How do I match all documents where all array elements match some predicate?

I need to match all documents where every element of an array matches some predicate. Can that be done?

Yes, the query to do this is actually quite simple to construct.

Remember that when you match an array, MongoDB will “reach inside” the array to compare the predicate to every single array element and return the document if the predicate matches at least one of them. I like to tell MongoDB newbies to think of arrays as a field that can hold many different values at the same time. Once you start thinking of arrays that way, it becomes a lot easier to understand that query like “where A is greater than 50 AND A is less than 10” is not meaningless if “A” happens to be an array, because different array elements can satisfy the separate parts of this query.

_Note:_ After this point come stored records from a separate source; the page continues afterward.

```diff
+template <bool STORE_PCM, bool AGG, bool DIAG = false>
+__global__ __launch_bounds__(ChunkGeom<STORE_PCM>::kWaves * 64) void k_meter_chunk64(
+    const uint8_t *__restrict__ payload, const uint8_t *__restrict__ codec, uint32_t C, uint32_t n_frames,
+    igdsp_frame_stats *__restrict__ stats, int16_t *__restrict__ pcm, igdsp_aggregate *agg, uint32_t rank,
+    uint64_t *__restrict__ diag = nullptr, uint32_t *__restrict__ gqueue = nullptr)
+{
+    if constexpr (STORE_PCM) chunk64_wave_body<true, AGG, DIAG>(payload, codec, C, n_frames, stats, pcm, agg, rank, diag, gqueue);
+    else chunk64_team_body<AGG, DIAG>(payload, codec, C, n_frames, stats, agg, rank, diag, gqueue);
+}
+
+template <bool AGG>
+__global__ __launch_bounds__(kWavesPerBlock * 64) void k_meter_chunk64_wave(
+    const uint8_t *__restrict__ payload, const uint8_t *__restrict__ codec, uint32_t C, uint32_t n_frames,
+    igdsp_frame_stats *__restrict__ stats, igdsp_aggregate *agg, uint32_t rank, uint32_t *__restrict__ gqueue)
+{
+    chunk64_wave_body<false, AGG, false>(payload, codec, C, n_frames, stats, nullptr, agg, rank, nullptr, gqueue);
 }
 
 constexpr int kFatDepth = 4;
@@ -934,7 +1082,8 @@
         case MeterFast::none: break;
         case MeterFast::fat: hipLaunchKernelGGL((k_meter_fat<A>), g, b, 0, s, payload, codec, C, done, stats, agg, rank); break;
         case MeterFast::chunk:
-            with_bool(r.store, [&](auto P) { hipLaunchKernelGGL((k_meter_chunk64<P, A>), g, b, 0, s, payload, codec, C, done, stats, pcm, agg, rank, nodiag, gq); });
+            if (r.waves_own) hipLaunchKernelGGL((k_meter_chunk64_wave<A>), g, b, 0, s, payload, codec, C, done, stats, agg, rank, gq);
+            else with_bool(r.store, [&](auto P) { hipLaunchKernelGGL((k_meter_chunk64<P, A>), g, b, 0, s, payload, codec, C, done, stats, pcm, agg, rank, nodiag, gq); });
             break;
         case MeterFast::tiny:
             with_key(Keys<4, 5, 6, 7, 8>{}, r.key, [&](auto N4) { hipLaunchKernelGGL((k_meter_tiny<N4, A>), g, b, 0, s, payload, codec, C, done, stats, agg, rank, gq); });
diff --git a/igate4xsoftphonedsp_amd/csrc/igdsp_k_misc.hip b/igate4xsoftphonedsp_amd/csrc/igdsp_k_misc.hip
--- a/igate4xsoftphonedsp_amd/csrc/igdsp_k_misc.hip
+++ b/igate4xsoftphonedsp_amd/csrc/igdsp_k_misc.hip
@@ -327,6 +327,88 @@
     }
 }
 
+template <int T, bool PF, int NP>
+__device__ __forceinline__ void fronts_wave(const uint4 *__restrict__ src, uint32_t n_super, uint4 *__restrict__ dst, uint32_t *gq,
+                                            BlockQueue<kWavesPerBlock> &q, TeamSync &ts, uint4 *strip, uint32_t rank, uint32_t lane,
+                                            uint32_t cur)
+{
+    const uint32_t G = gridDim.x;
+    const int lo = TeamGeom<T>::lo((int)rank);
+    if (rank == 0u) team_publish(ts, 1u, cur < n_super ? bq_grab<kWavesPerBlock>(q, gq, G, lane, 0u) : 0xFFFFFFFFu, lane);
+    uint4 v[NP];
+    if (PF && cur < n_super) {
+#pragma unroll
+        for (int i = 0; i < NP; ++i) v[i] = ld_stream(src + ((uint64_t)cur * 640u + (uint32_t)(lo + i) * 64u + lane));
+    }
+    for (uint32_t k = 0; cur < n_super; ++k) {
+        const uint32_t b = k & 1u, u = k >> 1;
+        const bool mine = rank == k % (uint32_t)T;
+        const uint32_t nxt = team_item(ts, k + 1u);
+        if (mine) team_publish(ts, k + 2u, nxt < n_super ? bq_grab<kWavesPerBlock>(q, gq, G, lane, 0u) : 0xFFFFFFFFu, lane);
+        const uint32_t ld = nxt < n_super ? nxt : cur;
+        uint4 acc = make_uint4(rank == 0u ? cur : 0u, rank == 0u ? lane : 0u, 0u, 0u);
+        if (!PF) {
+#pragma unroll
+            for (int i = 0; i < NP; ++i) v[i] = ld_stream(src + ((uint64_t)cur * 640u + (uint32_t)(lo + i) * 64u + lane));
+        }
+        uint4 *sb = strip + b * (uint32_t)(T * 64);
+        team_wait_ge(&ts.fold[b], u);
+#pragma unroll
+        for (int i = 0; i < NP; ++i) { acc.x ^= v[i].x; acc.y ^= v[i].y; acc.z ^= v[i].z; acc.w ^= v[i].w; }
+        sb[rank * 64u + lane] = acc;
+        if (PF) {
+            __builtin_amdgcn_sched_barrier(0);
+#pragma unroll
+            for (int i = 0; i < NP; ++i) v[i] = ld_stream(src + ((uint64_t)ld * 640u + (uint32_t)(lo + i) * 64u + lane));
+        }
+        team_signal(&ts.arrive[b], lane);
+        if (mine) {
+            team_wait_ge(&ts.arrive[b], (uint32_t)T * (u + 1u));
+            uint4 x = sb[lane];
+#pragma unroll
+            for (int r = 1; r < T; ++r) { const uint4 y = sb[r * 64 + lane]; x.x ^= y.x; x.y ^= y.y; x.z ^= y.z; x.w ^= y.w; }
+            team_signal(&ts.fold[b], lane);
+            st_stream(dst + ((uint64_t)cur * 64u + lane), x);
+        }
+        cur = nxt;
+    }
+}
+
+template <int T, bool PF>
+__global__ __launch_bounds__(kBlockThreads) void k_stream_fronts(const uint4 *__restrict__ src, uint32_t n_super, uint4 *__restrict__ dst, uint32_t *gq)
+{
+    using TG = TeamGeom<T>;
+    __shared__ BlockQueue<kWavesPerBlock> q;
+    __shared__ TeamSync ts[TG::kTeams];
+    __shared__ uint4 strip[TG::kTeams * 2 * T * 64];
+    uint32_t gb1 = 0;
+    if (threadIdx.x == 0) {
+        gb1 = gq ? atomicAdd(gq, 1u) : 0u;
+        bq_init<kWavesPerBlock>(q, gq, gridDim.x, gb1);
+        q.next = (uint32_t)TG::kTeams;
+    }
+    if (threadIdx.x < (uint32_t)TG::kTeams) team_sync_init(ts[threadIdx.x]);
+    __syncthreads();
+    const uint32_t lane = threadIdx.x & 63u, wave = threadIdx.x >> 6, team = wave / (uint32_t)T, rank = wave % (uint32_t)T;
+    const uint32_t cur = blockIdx.x * (uint32_t)kWavesPerBlock + team;
+    uint4 *st = strip + team * (uint32_t)(2 * T * 64);
+    if (TG::cnt((int)rank) == 3) fronts_wave<T, PF, (T == 4 ? 3 : TG::cnt(0))>(src, n_super, dst, gq, q, ts[team], st, rank, lane, cur);
+    else fronts_wave<T, PF, (T == 4 ? 2 : TG::cnt(0))>(src, n_super, dst, gq, q, ts[team], st, rank, lane, cur);
+    bq_finish(gq, gridDim.x);
+}
+
+hipError_t launch_stream_fronts(const LaunchCfg &cfg, const void *src, uint32_t n_super, void *dst, uint32_t *gq, int t, int pf, hipStream_t s)
+{
+    if (n_super == 0) return hipSuccess;
+    const dim3 g(cfg.compute_units), b(kBlockThreads);
+    const uint4 *sp = reinterpret_cast<const uint4 *>(src);
+    uint4 *dp = reinterpret_cast<uint4 *>(dst);
+#define IGDSP_FRONTS(T_, PF_) if (t == T_ && (pf != 0) == PF_) { hipLaunchKernelGGL((k_stream_fronts<T_, PF_>), g, b, 0, s, sp, n_super, dp, gq); return hipGetLastError(); }
+    IGDSP_FRONTS(1, false) IGDSP_FRONTS(1, true) IGDSP_FRONTS(2, false) IGDSP_FRONTS(2, true) IGDSP_FRONTS(4, false) IGDSP_FRONTS(4, true)
+#undef IGDSP_FRONTS
+    return hipErrorInvalidValue;
+}
+
 hipError_t launch_stream_cluster(const LaunchCfg &cfg, const void *src, size_t bytes, void *dst, int k, hipStream_t s)
 {
     const uint32_t n_super = (uint32_t)(bytes / 10240u);
diff --git a/igate4xsoftphonedsp_amd/csrc/igdsp_route.h b/igate4xsoftphonedsp_amd/csrc/igdsp_route.h
--- a/igate4xsoftphonedsp_amd/csrc/igdsp_route.h
+++ b/igate4xsoftphonedsp_amd/csrc/igdsp_route.h
@@ -27,6 +27,7 @@
 #define IGDSP_STORE_WAVES 4
 #endif
 template <bool STORE_PCM> struct ChunkGeom { static constexpr int kWaves = STORE_PCM ? IGDSP_STORE_WAVES : kWavesPerBlock; };
+constexpr int kTeamWaves = 2;
 constexpr int kFatWaves = 8;
 constexpr uint32_t kImgMaxWaves = 12;
 #ifndef IGDSP_SSTORE_WAVES
@@ -131,6 +132,7 @@
 struct MeterRoute {
     MeterFast fast = MeterFast::none;
     bool store = false;
+    bool waves_own = false;
     int key = 0;
     uint32_t grid = 0, threads = 0;
     uint32_t done = 0;
@@ -151,7 +153,7 @@
         r.grid = blocks_for(n_super, kFatWaves, cus); r.threads = kFatWaves * 64; r.done = whole;
     } else if (variant != 1 && chunk_ok && n_frames >= (uint32_t)kSuperFrames) {
         const int w = pcm ? ChunkGeom<true>::kWaves : ChunkGeom<false>::kWaves;
-        r.fast = MeterFast::chunk; r.store = pcm != 0;
+        r.fast = MeterFast::chunk; r.store = pcm != 0; r.waves_own = variant == 5 && pcm == 0;
         r.grid = blocks_for(n_super, w, cus); r.threads = w * 64; r.done = whole;
     }
     if (r.done == 0 && variant != 1 && !has_len && pcm == 0 && (n & 3u) == 0u && n >= 16u && n <= 32u && n_frames >= (uint32_t)kSuperFrames &&
```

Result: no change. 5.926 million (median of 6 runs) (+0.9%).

What that means is that in order to make sure every array element matches some construct, you should negate that construct and then negate the query again.

A simple example can probably help:

Imagine you have this set of documents:

{ “a”: [ 1, 2, 3, 4 ] } { “a”: [ 3, 4, 5, 6 ] } { “a”: [ 5, 6, 7, 8 ] } { “a”: [ 1, 2, 3, 4, 5 ] }

How do you find all documents where “a” is less than 5? That’s simple, just `db.coll.find({"a":{"$lt":5}})`

and we get back (unsurprisingly):

{ “a”: [ 1, 2, 3, 4 ] } { “a”: [ 3, 4, 5, 6 ] } { “a”: [ 1, 2, 3, 4, 5 ] }

This is because at least one element in each of these arrays matches our query predicate. The third document has no elements that are less than 5.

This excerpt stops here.